- Senators released draft market structure legislation on Tuesday.
- The draft bill only addressed issues under the purview of the Senate Banking Committee.
- It would exempt so-called “ancillary assets” from US securities laws.
Senate Republicans released a bill on Tuesday that would exempt certain crypto assets from US securities laws.
But it won’t create a loophole that lets major companies evade securities laws by issuing equity on the blockchain, a key concern among Senate Democrats.
The Responsible Financial Innovation Act of 2025 only covers issues under the jurisdiction of the Senate Banking Committee, which oversees the Securities and Exchange Commission.
Lawmakers on the Senate’s Agriculture Committee are expected to release their own draft bill that will detail crypto companies’ obligations to the US’ other financial regulator, the Commodity Futures Trading Commission.
The Banking Committee’s so-called discussion draft comes less than a week after the House of Representatives passed the Clarity Act, legislation that would install the CFTC as the primary regulator of the US crypto industry.
“We cannot allow regulatory confusion to continue driving American innovation overseas,” Senator Cynthia Lummis, a Republican from Wyoming, said in a statement.
“Market structure legislation will establish clear distinctions between digital asset securities and commodities, modernise our regulatory framework, and position the United States as the global leader in digital asset innovation.”
Disclosure requirements
The bill regulates crypto assets broadly as well as a new category of financial asset dubbed “ancillary assets” that are not securities, according to the text of the draft bill.
Ancillary assets are “intangible, commercially fungible assets” that are sold as part of an investment contract without any of the rights typically conferred by securities, such as equity, dividends, and the right to a portion of a company’s assets upon liquidation.
The definition appears to address Senate Democrats’ concern that so-called market structure legislation could create a loophole within US securities laws.
During a hearing on potential crypto legislation this month, Senator Elizabeth Warren, the head Democrat on the Banking Committee, called Republicans’ market structure proposals a “back door to destroy the securities laws that have served as the bedrock of our capital markets for nearly 100 years.”
The Clarity Act, for example, “would allow non-crypto companies to tokenise their assets to evade the SEC’s regulations,” she said.

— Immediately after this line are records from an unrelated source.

@@ -304,16 +324,26 @@
   }
 #pragma unroll
   for (int k = 0; k < 3; k++) { const int c2 = (int)(a.h2 >> (5 * k)) & 31; szn += c2 * c2; }
-  const int Np = RB_POPC(M), Nz = a.Nz;
-  const double inv = 1.0 / Nz, inv2 = inv * inv;
+  const int Np = FULL ? 27 : RB_POPC(M), Nz = a.Nz;
+  const double inv = FULL ? T.rcp[Nz] : 1.0 / Nz, inv2 = inv * inv;
   out[S_GLN] = a.gln * inv; out[S_GLNN] = a.gln * inv2;
   out[S_GLV] = (double)(Nz * a.Sg2 - a.Sg * a.Sg) * inv2;
   out[S_HGLE] = a.Sg2 * inv; out[S_LargeE] = a.Ss2 * inv; out[S_LargeHGLE] = a.X4 * inv; out[S_LargeLGLE] = a.X3 * inv;
   out[S_LGLE] = a.A * inv; out[S_SizeNU] = szn * inv; out[S_SizeNUN] = szn * inv2; out[S_SmallE] = a.Sinv * inv;
   out[S_SmallHGLE] = a.X2 * inv; out[S_SmallLGLE] = a.X1 * inv;
   out[S_Entropy] = T.log2t[Nz] - a.lg * inv;
-  out[S_Percentage] = (double)Nz / Np;
+  out[S_Percentage] = FULL ? Nz * (1.0 / 27) : (double)Nz / Np;
   out[S_SizeVar] = (double)(Nz * a.Ss2 - Np * Np) * inv2;
 }
 
-}
+RB_HD void glszm_fast_voxel(const int* wl, const SmallFastTables& T, double* out) {
+  unsigned long long scr[13];
+  if (window27_full(wl)) glszm_fast_body<true>(wl, T, out, scr, 1);
+  else glszm_fast_body<false>(wl, T, out, scr, 1);
+}
+RB_HD void gldm_fast_voxel(const int* wl, int alpha, const SmallFastTables& T, double* out) {
+  if (window27_full(wl)) gldm_fast_body<true>(wl, alpha, T, out);
+  else gldm_fast_body<false>(wl, alpha, T, out);
+}
+
+}
diff --git a/pyradiomics_b200/csrc/voxel_fast.cu b/pyradiomics_b200/csrc/voxel_fast.cu
--- a/pyradiomics_b200/csrc/voxel_fast.cu
+++ b/pyradiomics_b200/csrc/voxel_fast.cu
@@ -126,39 +126,73 @@
   return RB_OK;
 }
 
-template <int CLS, int NT, bool SYNC>
-__global__ void __launch_bounds__(NT)
-small_fast_kernel(const uint8_t* __restrict__ lev, const uint8_t* __restrict__ centers,
-                  const __grid_constant__ VoxParams P, const SmallFastTables* __restrict__ Tg,
-                  double* __restrict__ out, long long fstride, int z0, int z1, int out_z0) {
+template <int CLS> struct TileClass;
+template <> struct TileClass<C_GLSZM> { static constexpr int NF = GLSZM_NF, NMG = 13; };
+template <> struct TileClass<C_GLDM> { static constexpr int NF = GLDM_NF, NMG = 0; };
+
+template <int CLS, bool FULL>
+__device__ __forceinline__ void tile_body(const int* wl, const SmallFastTables& T, int alpha, unsigned long long* mg,
+                                          int st, double* f) {
+  if constexpr (CLS == C_GLSZM) glszm_fast_body<FULL>(wl, T, f, mg, st);
+  else gldm_fast_body<FULL>(wl, alpha, T, f);
+}
+
+template <int CLS, int NT, int MINB>
+__global__ void __launch_bounds__(NT, MINB)
+tiles_fast_kernel(const uint8_t* __restrict__ lev, const uint8_t* __restrict__ centers, const __grid_constant__ VoxParams P,
+                  const SmallFastTables* __restrict__ Tg, double* __restrict__ out, long long fstride,
+                  int z0, int z1, int out_z0) {
+  using K = TileClass<CLS>;
   __shared__ SmallFastTables T;
+  __shared__ unsigned long long scr_mg[K::NMG * NT + 1];
+  __shared__ long long defer[2 * NT];
+  __shared__ unsigned ndefer;
   copy_tables_to_shared<NT>(T, Tg);
+  const int tid = threadIdx.x;
+  if (tid == 0) ndefer = 0;
   __syncthreads();
-  constexpr int NF = CLS == C_GLSZM ? GLSZM_NF : GLDM_NF;
-  const long long plane = (long long)P.Y * P.X;
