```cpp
template <int D>
__global__ __launch_bounds__(256) void alpha_kernel(int M, int R, const float* __restrict__ X,
                                                    const int* __restrict__ x_idx, const float* __restrict__ Wa,
                                                    const float* __restrict__ ba, float* __restrict__ S_out,
                                                    float* __restrict__ W_out) {
    constexpr int LPR = D / 4;
    constexpr int K = LPR < MAX_R ? LPR : MAX_R;
    const int sub = threadIdx.x % LPR;
    float wa[4][MAX_R];
#pragma unroll
    for (int j = 0; j < 4; ++j)
#pragma unroll
        for (int r = 0; r < MAX_R; ++r) wa[j][r] = r < R ? Wa[(sub * 4 + j) * R + r] : 0.f;
    float bav[MAX_R];
#pragma unroll
    for (int r = 0; r < MAX_R; ++r) bav[r] = r < R ? ba[r] : 0.f;
    const long long gstride = (long long)gridDim.x * (blockDim.x / LPR);
    for (long long row = ((long long)blockIdx.x * blockDim.x + threadIdx.x) / LPR; row < M; row += gstride) {
        const long long src = x_idx ? (long long)x_idx[row] : row;
        const f32x4 x = ld4(X + src * D + sub * 4);
        float z[MAX_R];
#pragma unroll
        for (int r0 = 0; r0 < MAX_R; r0 += K) {
            float part[K];
#pragma unroll
            for (int q = 0; q < K; ++q) {
                const int r = r0 + q;
                part[q] = 0.f;
#pragma unroll
                for (int j = 0; j < 4; ++j) part[q] = fmaf(x[j], wa[j][r], part[q]);
            }
            const float tot = multi_reduce<LPR, K>(part, sub);
#pragma unroll
            for (int q = 0; q < K; ++q) z[r0 + q] = __shfl(tot, (threadIdx.x & ~(LPR - 1) & 63) + q * (LPR / K), 64);
        }
        if (sub != 0) continue;
        float mx = -INFINITY;
#pragma unroll
        for (int r = 0; r < MAX_R; ++r)
            if (r < R) {
                z[r] += bav[r];
                mx = fmaxf(mx, z[r]);
            }
        float sum = 0.f;
#pragma unroll
        for (int r = 0; r < MAX_R; ++r)
            if (r < R) {
                z[r] = expf(z[r] - mx);
                sum += z[r];
// ... 2150 lines not shown
    if (a->planes) return IDDGCN_E_BAD_ARG;
    RowGemmP p = to_p(*a);
    p.accumulate = 0;
    auto al16 = [](const void* q) { return ((uintptr_t)q & 15) == 0; };
    if (a->R == 8 && a->v_idx && !a->coef_idx && !a->a_idx && !a->b_trans && !dsig && al16(a->A) && al16(a->C) &&
        al16(a->coef) && al16(a->V) && (a->v_rel_stride & 3) == 0) {
        launch_fwd_gather8((hipStream_t)stream, p);
        return launch_status();
    }
    V3Sel sel;
    sel.nv = a->R == 0 ? 0 : a->R == 1 ? 1 : a->R == 2 ? 2 : a->R <= 4 ? 4 : 8;
    sel.aux = dsig;
    sel.hc = a->R > 0;
    RowGemmBatch pb;
    pb.p[0] = p;
    launch_v3((hipStream_t)stream, pb, 1, sel, true);
    return launch_status();
}

int iddgcn_gemm_tn_bf16(void* stream, long long M, int d, const void* A, const void* B, float* slab, int n_blocks,
                        float* C, int accumulate) {
    if (d != 256) return IDDGCN_E_BAD_DIM;
    if (M < 0 || n_blocks < 1 || !A || !B || !slab || !C) return IDDGCN_E_BAD_ARG;
    hipStream_t st = (hipStream_t)stream;
    long long rpb = (M + n_blocks - 1) / n_blocks;
    rpb = ((rpb + 31) / 32) * 32;
    if (rpb < 32) rpb = 32;
    hipLaunchKernelGGL(gemm_tn256_bf16t_kernel, dim3(n_blocks), dim3(512), 0, st, M, rpb,
                       (const __bf16*)A, (const __bf16*)B, slab);
    int rc = launch_status();
    if (rc) return rc;
    const long long n = (long long)d * d;
    launch_reduce_slabs(st, n_blocks, n, slab, C, accumulate, 1.0f);
    return launch_status();
}

int iddgcn_sigma_tn_ranges(long long M) {
    const long long nt = (M + stn::TR - 1) / stn::TR;
    long long nr = nt < 128 ? nt : 128;
    if (nr < 1) nr = 1;
    const long long tpb = (nt + nr - 1) / nr > 0 ? (nt + nr - 1) / nr : 1;
    nr = (nt + tpb - 1) / tpb;
    return (int)((nr + 7) / 8 * 8 > 0 ? (nr + 7) / 8 * 8 : 8);
}

int iddgcn_sigma_tn_bf16(void* stream, long long M, int d, const void* dO, void* X, const float* S, float* slab,
                         long long slab_floats, float* dS, int precision) {
    if (d != 256) return IDDGCN_E_BAD_DIM;
    if (precision != IDDGCN_GEMM_EXACT_F32 && precision != IDDGCN_GEMM_SPLIT_F16 && precision != IDDGCN_GEMM_BF16X3 &&
        precision != IDDGCN_GEMM_BF16)
        return IDDGCN_E_BAD_ARG;
    if (M < 0 || !S || !slab || !dS || (M > 0 && (!dO || !X))) return IDDGCN_E_BAD_ARG;
    if (((uintptr_t)dO & 15) || ((uintptr_t)X & 15)) return IDDGCN_E_BAD_ARG;
    hipStream_t st = (hipStream_t)stream;
    const long long nt = (M + stn::TR - 1) / stn::TR;
    const int nr = iddgcn_sigma_tn_ranges(M);
    const long long tpb = nt > 0 ? (nt + nr - 1) / nr : 1;
    const long long n = (long long)d * d;
    if (slab_floats < nr * n) return IDDGCN_E_BAD_ARG;
    if (precision == IDDGCN_GEMM_BF16)
        hipLaunchKernelGGL(sigma_tn_bf16_kernel<true>, dim3((unsigned)(2 * nr)), dim3(512), 0, st, M, (int)tpb, nr,
                           (const __bf16*)dO, (__bf16*)X, S, slab);
    else
        hipLaunchKernelGGL(sigma_tn_bf16_kernel<false>, dim3((unsigned)(2 * nr)), dim3(512), 0, st, M, (int)tpb, nr,
                           (const __bf16*)dO, (__bf16*)X, S, slab);
    int rc = launch_status();
    if (rc) return rc;
    launch_reduce_slabs(st, nr, n, slab, dS, 0, 1.0f);
    return launch_status();
}

int iddgcn_sigma_tn_f32(void* stream, long long M, int d, const float* dO, float* X, const float* S, float* slab,
                        long long slab_floats, float* dS, int precision) {
    if (d != 256) return IDDGCN_E_BAD_DIM;
    if (precision != IDDGCN_GEMM_BF16X3) return IDDGCN_E_BAD_ARG;
    if (M < 0 || !S || !slab || !dS || (M > 0 && (!dO || !X))) return IDDGCN_E_BAD_ARG;
    if (((uintptr_t)dO & 15) || ((uintptr_t)X & 15)) return IDDGCN_E_BAD_ARG;
    hipStream_t st = (hipStream_t)stream;
    const long long nt = (M + st3::TR - 1) / st3::TR;
    const int nr = iddgcn_sigma_tn_ranges(M);
    const long long tpb = nt > 0 ? (nt + nr - 1) / nr : 1;
    const long long n = (long long)d * d;
    if (slab_floats < nr * n) return IDDGCN_E_BAD_ARG;
    hipLaunchKernelGGL(sigma_tn_b3_kernel, dim3((unsigned)(2 * nr)), dim3(512), 0, st, M, (int)tpb, nr, dO, X, S, slab);
    int rc = launch_status();
    if (rc) return rc;
    launch_reduce_slabs(st, nr, n, slab, dS, 0, 1.0f);
    return launch_status();
}

int iddgcn_combine_bf16(void* stream, int M, int d, int R, const float* Y, const int* idx, const float* coef,
                        const float* V, long long v_rel_stride, void* out) {
    return run_combine_out<true, false>(stream, M, d, R, Y, idx, coef, V, v_rel_stride, out);
}

int iddgcn_combine_planes_f32(void* stream, int M, int d, int R, const float* Y, const int* idx, const float* coef,
                              const float* V, long long v_rel_stride, void* out) {
    return run_combine_out<false, true>(stream, M, d, R, Y, idx, coef, V, v_rel_stride, out);
}

int iddgcn_distmult_bce_bf16(void* stream, long long T, int d, int R, const float* Xh, const int* h_idx,
                             const void* Xt, const int* t_idx, const int* r_idx, const float* rel, const float* y,
                             float scale, float* p_out, float* s_out, float* ds_out, void* do_out,
                             float* drel_slab, float* loss_slab, int n_blocks) {
    if (d != 256) return IDDGCN_E_BAD_DIM;
    if (R < 1 || R > MAX_R) return IDDGCN_E_BAD_REL;
    if (T < 0 || n_blocks < 1 || !Xh || !h_idx || !Xt || !r_idx || !rel) return IDDGCN_E_BAD_ARG;
    if (y && (!ds_out || !do_out || !drel_slab || !loss_slab)) return IDDGCN_E_BAD_ARG;
    if (T == 0) return 0;
    hipLaunchKernelGGL((distmult_kernel<256, true>), dim3(n_blocks), dim3(256), 0, (hipStream_t)stream, T, R, Xh, h_idx,
                       (const float*)Xt, t_idx, r_idx, rel, y, scale, p_out, s_out, ds_out, (float*)do_out, drel_slab,
                       loss_slab);
    return launch_status();
}

int iddgcn_distmult_bce_heads_bf16(void* stream, int n_nodes, int d, int R, const int* seg_ptr, const int* perm,
                                   const float* Xh, const void* Xt, const int* r_idx, const float* rel,
                                   const float* y, float scale, float* p_out, float* s_out, float* ds_out,
                                   void* do_out, float* dXh, float* drel_slab, float* loss_slab, int n_blocks) {
    if (d != 256) return IDDGCN_E_BAD_DIM;
    if (R < 1 || R > MAX_R) return IDDGCN_E_BAD_REL;
    if (n_nodes < 0 || n_blocks < 1 || !seg_ptr || !perm || !Xh || !Xt || !r_idx || !rel || !do_out || !dXh ||
        !drel_slab || !loss_slab)
        return IDDGCN_E_BAD_ARG;
    hipStream_t st = (hipStream_t)stream;
#define HKB(RT) hipLaunchKernelGGL((distmult_heads_kernel<256, RT, true>), dim3(n_blocks), dim3(256), 0, st, n_nodes, R, seg_ptr, perm, Xh, (const float*)Xt, r_idx, rel, y, scale, p_out, s_out, ds_out, (float*)do_out, dXh, drel_slab, loss_slab)
    if (R <= 1) HKB(1);
    else if (R <= 2) HKB(2);
    else if (R <= 4) HKB(4);
    else HKB(8);
#undef HKB
    return launch_status();
}

int iddgcn_tail_seg_reduce_head_bf16(void* stream, int n_nodes, int d, int R, const int* seg_ptr, const float* W,
                                     const void* dO, const float* P, long long p_rel_stride, float* dP,
                                     long long dp_rel_stride, float* dsum, float* dWedge, const float* head_dO,
                                     const float* Wn, float* dwh) {
    if (d != 256) return IDDGCN_E_BAD_DIM;
    if (R != 8) return IDDGCN_E_BAD_REL;
    if (n_nodes < 0 || !seg_ptr || !W || !dO || !P || !dP || !dWedge || !head_dO || !Wn || !dwh)
        return IDDGCN_E_BAD_ARG;
    if (n_nodes == 0) return 0;
    launch_tail_mfma8((hipStream_t)stream, n_nodes, seg_ptr, W, dO, P, p_rel_stride, dP, dp_rel_stride, dsum, dWedge,
                      head_dO, Wn, dwh);
    return launch_status();
}

int iddgcn_head_dz_f32(void* stream, int n_nodes, int R, const float* Ssm, const float* W, const int* hseg_ptr,
                       const int* hperm, const float* dWedge, const float* dwh, float* dz) {
    if (R < 1 || R > MAX_R) return IDDGCN_E_BAD_REL;
    if (n_nodes < 0 || !Ssm || !W || !hseg_ptr || !hperm || !dWedge || !dwh || !dz) return IDDGCN_E_BAD_ARG;
    if (n_nodes == 0) return 0;
    hipLaunchKernelGGL(head_dz_kernel, dim3((unsigned)(((long long)n_nodes * 8 + 255) / 256)), dim3(256), 0,
                       (hipStream_t)stream, n_nodes, R, Ssm, W, hseg_ptr, hperm, dWedge, dwh, dz);
    return launch_status();
}

int iddgcn_tail_seg_reduce_bf16(void* stream, int n_nodes, int d, int R, const int* seg_ptr, const int* h_idx,
                                const float* W, const void* dO, const float* P, long long p_rel_stride, float* dP,
                                long long dp_rel_stride, float* dsum, float* dWedge) {
    if (d != 256) return IDDGCN_E_BAD_DIM;
    if (R < 1 || R > MAX_R) return IDDGCN_E_BAD_REL;
    if (n_nodes < 0 || !seg_ptr || !W || !dO || !P || !dP || !dWedge) return IDDGCN_E_BAD_ARG;
    if (n_nodes == 0) return 0;
    hipStream_t st = (hipStream_t)stream;
    const unsigned grid = grid_for(n_nodes, 64);
// ... 29 lines not shown
```

Before: 81.46 million.
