@@ -76,9 +76,8 @@
     CHK(ensure(ctx, ctx->keys, geo.pool_bytes));
     uint32_t *pool = (uint32_t *)ctx->keys.p;
     const TableOnly table = {(unsigned long long *)ctx->table.p};
-    static const bool allow_staged = [] { const char *e = getenv("KPAL_K12_STAGED"); return !e || atoi(e) != 0; }();
     uint32_t *stage = nullptr;
-    if (ctx->k == 12 && allow_staged && (double)feed_bytes <= 240.0 * 4.0 * (double)ctx->bins) {
+    if (ctx->k == 12 && ctx->k12_staged && (double)feed_bytes <= 240.0 * 4.0 * (double)ctx->bins) {
         CHK(ensure(ctx, ctx->residuals, (size_t)ctx->bins * 4 * sizeof(quad2_stage_t)));
         stage = (uint32_t *)ctx->residuals.p;
     }
diff --git a/kpal_amd/csrc/kpal_quads2.hip b/kpal_amd/csrc/kpal_quads2.hip
--- a/kpal_amd/csrc/kpal_quads2.hip
+++ b/kpal_amd/csrc/kpal_quads2.hip
@@ -26,12 +26,12 @@
     const int steps1 = tile1.steps;
     const bool repeat1 = tile1.repeat;
     if (tile1.counted) ++ctx->stat_repeat_pieces;
-    const Quad2Level1 l1 = quad2_level1(ctx->k, total_steps, steps1, ctx->num_cu);
+    const Quad2Level1 l1 = quad2_level1(ctx->k, total_steps, steps1, ctx->quad_cus());
     if (l1.too_large) return set_err(KPAL_E_INVALID, "quad partition: batch too large");
     if (l1.pool1_bytes > ctx->quad_pool_max && s.nchunks > 64) return kSplitBatch;
     int steps2 = cached ? ctx->tiles.steps2 : quad_walk_level2(fine, steps1);
     const int forced2 = quad_forced_steps(ctx->quad_steps2_forced, kQuadCandidates2, sizeof(kQuadCandidates2) / sizeof(kQuadCandidates2[0]));
-    const Quad2Level2 l2 = quad2_level2(l1, forced2 ? forced2 : steps2, ctx->num_cu);
+    const Quad2Level2 l2 = quad2_level2(l1, forced2 ? forced2 : steps2, ctx->quad_cus());
     if (l2.too_large) return set_err(KPAL_E_INVALID, "quad partition: batch too large");
     if (!cached) ctx->tiles.store(steps1, steps2, feed_bytes);
     if (forced2) steps2 = forced2;
diff --git a/kpal_amd/csrc/quad_kernels.hpp b/kpal_amd/csrc/quad_kernels.hpp
--- a/kpal_amd/csrc/quad_kernels.hpp
+++ b/kpal_amd/csrc/quad_kernels.hpp
@@ -1025,7 +1025,7 @@
     asm volatile("" : "+v"(plane_base[0]), "+v"(plane_base[1]));
     constexpr bool kUnits = !PACKED;
     auto unit_shift = [](int i) -> int { return kUnits ? 3 - i : 0; };
-    auto add_item = [&](uint32_t it, auto guard_tag) {
+    auto add_item = [&](uint32_t it, auto guard_tag) __attribute__((always_inline)) {
         constexpr bool GUARD = decltype(guard_tag)::value;
 #if defined(KPAL_AB_HIST_TWO_ADDS)
         if constexpr (!GUARD && !PACKED) {
@@ -1105,7 +1105,7 @@
         const uint32_t first = __builtin_amdgcn_readfirstlane(it);
         return first != 0u && __popcll(__builtin_amdgcn_ballot_w64(it == first)) >= 8;
     };
-    auto add4 = [&](const uint4 q, const bool skew) {
+    auto add4 = [&](const uint4 q, const bool skew) __attribute__((always_inline)) {
         if constexpr (C::kItem3) {
             const uint32_t i0 = q.x, i1 = q.y, i2 = q.z, i3 = q.w;
             const uint32_t i4 = __builtin_amdgcn_perm(q.z, __builtin_amdgcn_perm(q.y, q.x, 0x0c0c0703u), 0x0c070100u);
@@ -1138,18 +1138,87 @@
             if (q.w) add_item(q.w, std::false_type{});
         }
     };
+    const uint32_t wave_u = (uint32_t)__builtin_amdgcn_readfirstlane(wave);
     const uint32_t parts = G >= 16u ? 1u : 16u / G;
-    const uint32_t g_first = G >= 16u ? (uint32_t)wave : (uint32_t)wave % G;
-    const uint32_t part = G >= 16u ? 0u : (uint32_t)wave / G;
-    for (uint32_t g = g_first; g < G && part < parts; g += 16) {
-        const uint32_t *src3 = pool + ((uint64_t)((row_linear >> 1) * G + g) * rounds_cap) * (uint64_t)(2 * kQuadPackedRecordBytes / 4) +
-                               (row_linear & 1u) * (uint32_t)(kQuadPackedRecordBytes / 4);
-        const uint4 *src = C::kPairRows
-                               ? reinterpret_cast<const uint4 *>(pool + ((uint64_t)((row_linear >> 1) * G + g) * rounds_cap) * (2 * S) + (row_linear & 1u) * S)
-                               : reinterpret_cast<const uint4 *>(pool + ((uint64_t)(row_linear * G + g) * rounds_cap) * S);
+    const uint32_t g_first = G >= 16u ? wave_u : wave_u % G;
+    const uint32_t part = G >= 16u ? 0u : wave_u / G;
+    constexpr uint32_t PIECE = PACK3 ? 2u * (uint32_t)kQuadPackedRecordBytes : (C::kPairRows ? 2u : 1u) * (uint32_t)(S * 4);
+    constexpr uint32_t BATCH = PACK3 ? 16u * PIECE : (C::kPairRows ? 8192u : 4096u);
+    const char *rowbase = reinterpret_cast<const char *>(pool) +
+                          ((PACK3 || C::kPairRows) ? ((uint64_t)(row_linear >> 1) * G * rounds_cap) * (uint64_t)PIECE + (row_linear & 1u) * (PIECE / 2u)
+                                                   : ((uint64_t)row_linear * G * rounds_cap) * (uint64_t)PIECE);
+    const uint32_t run_bytes = rounds_cap * PIECE;
+    auto vec_off = [](uint32_t a) -> uint32_t {
+        if constexpr (PACK3) return (a >> 4) * PIECE + (a & 15u) * 12u;
+        return C::kPairRows ? (a >> 2) * 128u + (a & 3u) * 16u : a * 16u;
+    };
+    auto run_vectors = [&](uint32_t g) -> uint32_t {
+#if defined(KPAL_AB_POOL_FILL)
+        return nrounds[g] * (uint32_t)(S / 4) / 7u * 6u;
+#else
+        return nrounds[g] * (uint32_t)(S / 4);
+#endif
+    };
+    auto load = [&](uint32_t o) -> uint4 {
+        if constexpr (PACK3) {
+            const QuadPacked w = *reinterpret_cast<const QuadPacked *>(rowbase + o);
+            return quad_unpack3(w.a, w.b, w.c);
+        } else {
+            return *reinterpret_cast<const uint4 *>(rowbase + o);
+        }
+    };
+    uint32_t nA = 0, pa = 0, gn = part < parts ? g_first : G;
+    uint32_t off[4] = {0u, 0u, 0u, 0u};
+    auto request = [&](uint4 &n0, uint4 &n1, uint4 &n2, uint4 &n3, uint32_t &ok) __attribute__((always_inline)) -> int {
+        const bool whole = pa + 256u <= nA;
+        uint32_t ra = 0, nB = 0, gB = 0;
+        if (!whole) {
+            ra = nA > pa ? nA - pa : 0u;
+#if defined(KPAL_AB_HIST_NO_RIDE)
+            if (ra == 0u)
+#endif
+            while (gn < G) {
+                nB = run_vectors(gn);
+                if (nB) break;
+                gn += 16u;
+            }
+            gB = gn;
+#if defined(KPAL_AB_HIST_NO_RIDE)
+            if (ra == 0u)
+#endif
+            gn += 16u;
+            const uint32_t offB = gB * run_bytes;
+            ok = 0;
+#pragma unroll
+            for (int j = 0; j < 4; ++j) {
+                const uint32_t s = (uint32_t)lane + 64u * (uint32_t)j;
+                const uint32_t b = part * 256u + s - ra;
+                const bool in_a = s < ra, in_b = !in_a && b < nB;
+                off[j] = in_a ? off[j] : (in_b ? offB + vec_off(b) : 0u);
+                ok |= (in_a || in_b ? 1u : 0u) << j;
+            }
+        }
+        n0 = load(off[0]);
+        n1 = load(off[1]);
+        n2 = load(off[2]);
+        n3 = load(off[3]);
+        if (whole) {
+            pa += parts * 256u;
+#pragma unroll
+            for (int j = 0; j < 4; ++j) off[j] += parts * BATCH;
+            return 1;
+        }
+        if (nB == 0u) {
+            nA = pa = 0;
+            return ra ? 2 : 0;
+        }
+        nA = nB;
+        pa = part * 256u + parts * 256u - ra;
+#pragma unroll
+        for (int j = 0; j < 4; ++j) off[j] = gB * run_bytes + vec_off(pa + (uint32_t)lane + 64u * (uint32_t)j);
 #if !defined(KPAL_QUAD_NO_PRIO)
         if (parts == 1u) {
-            switch (g * 4u / G) {
+            switch (gB * 4u / G) {
             case 0: __builtin_amdgcn_s_setprio(3); break;
             case 1: __builtin_amdgcn_s_setprio(2); break;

That week, SEC Commissioner Hester Peirce issued a statement in which she said blockchain technology “does not have magical abilities to transform the nature of the underlying asset” and that “tokenised securities are still securities.”
Although ancillary assets are not securities, their issuers would be required to disclose certain information semiannually, according to Tuesday’s draft bill.
That information includes the issuer’s background, including any ancillary assets it launched previously; the issuer’s leadership; its business plan; its finances; and any insider selling.
Issuers also have to disclose information about the asset, including its supply, price, distribution, functionality, source code, and more.
“If you’re someone angry that crypto doesn’t do SEC disclosures under CLARITY, congrats, this basically answers all your prayers,” Justin Slaughter, vice president of regulatory affairs at crypto venture capital firm Paradigm, wrote on X.
“It’s frankly similar to what former Chair [Gary] Gensler mused about in [20]21 and [20]22 in terms of creating a special system of disclosures for crypto.”
Issuers are exempt from the disclosure requirement if they raise less than $5 million from selling the asset within a year of its launch, or if the asset’s average daily trading volume in that span is less than $5 million.
Issuers can also self-certify as decentralised in order to end their disclosure requirements, though the SEC can challenge that certification.
The bill also allows traditional financial institutions to hold and trade crypto, make loans collateralised by crypto, and operate blockchain infrastructure.
Next steps
President Donald Trump has made crypto legislation one of his priorities this year. On Friday he signed the first of two major bills: the Genius Act, which regulates the issuance of dollar-backed stablecoins.
What happens to the second now depends on the Senate, which appears set on passing its own market structure legislation, rather than using the House’s Clarity Act as its template.
Banking Committee Chairman Tim Scott, a Republican from South Carolina, has set a September deadline for passing market structure legislation.
But Kristin Smith, president of the Solana Policy Institute, said that timeline could be overly optimistic.
“It took several weeks for the Genius Act to actually get through the Senate floor, and there’s only so many weeks left in the year,” she told DL News on Monday.
Congress still has several major pieces of legislation aside from crypto on its docket, including a farm bill, the National Defense Authorization Act, and a bill to fund the federal government.
“It takes several weeks to also do another crypto bill, [and] the schedule is getting pretty tight on that front,” Smith said. “I think this [market structure legislation] slips into early 2026.”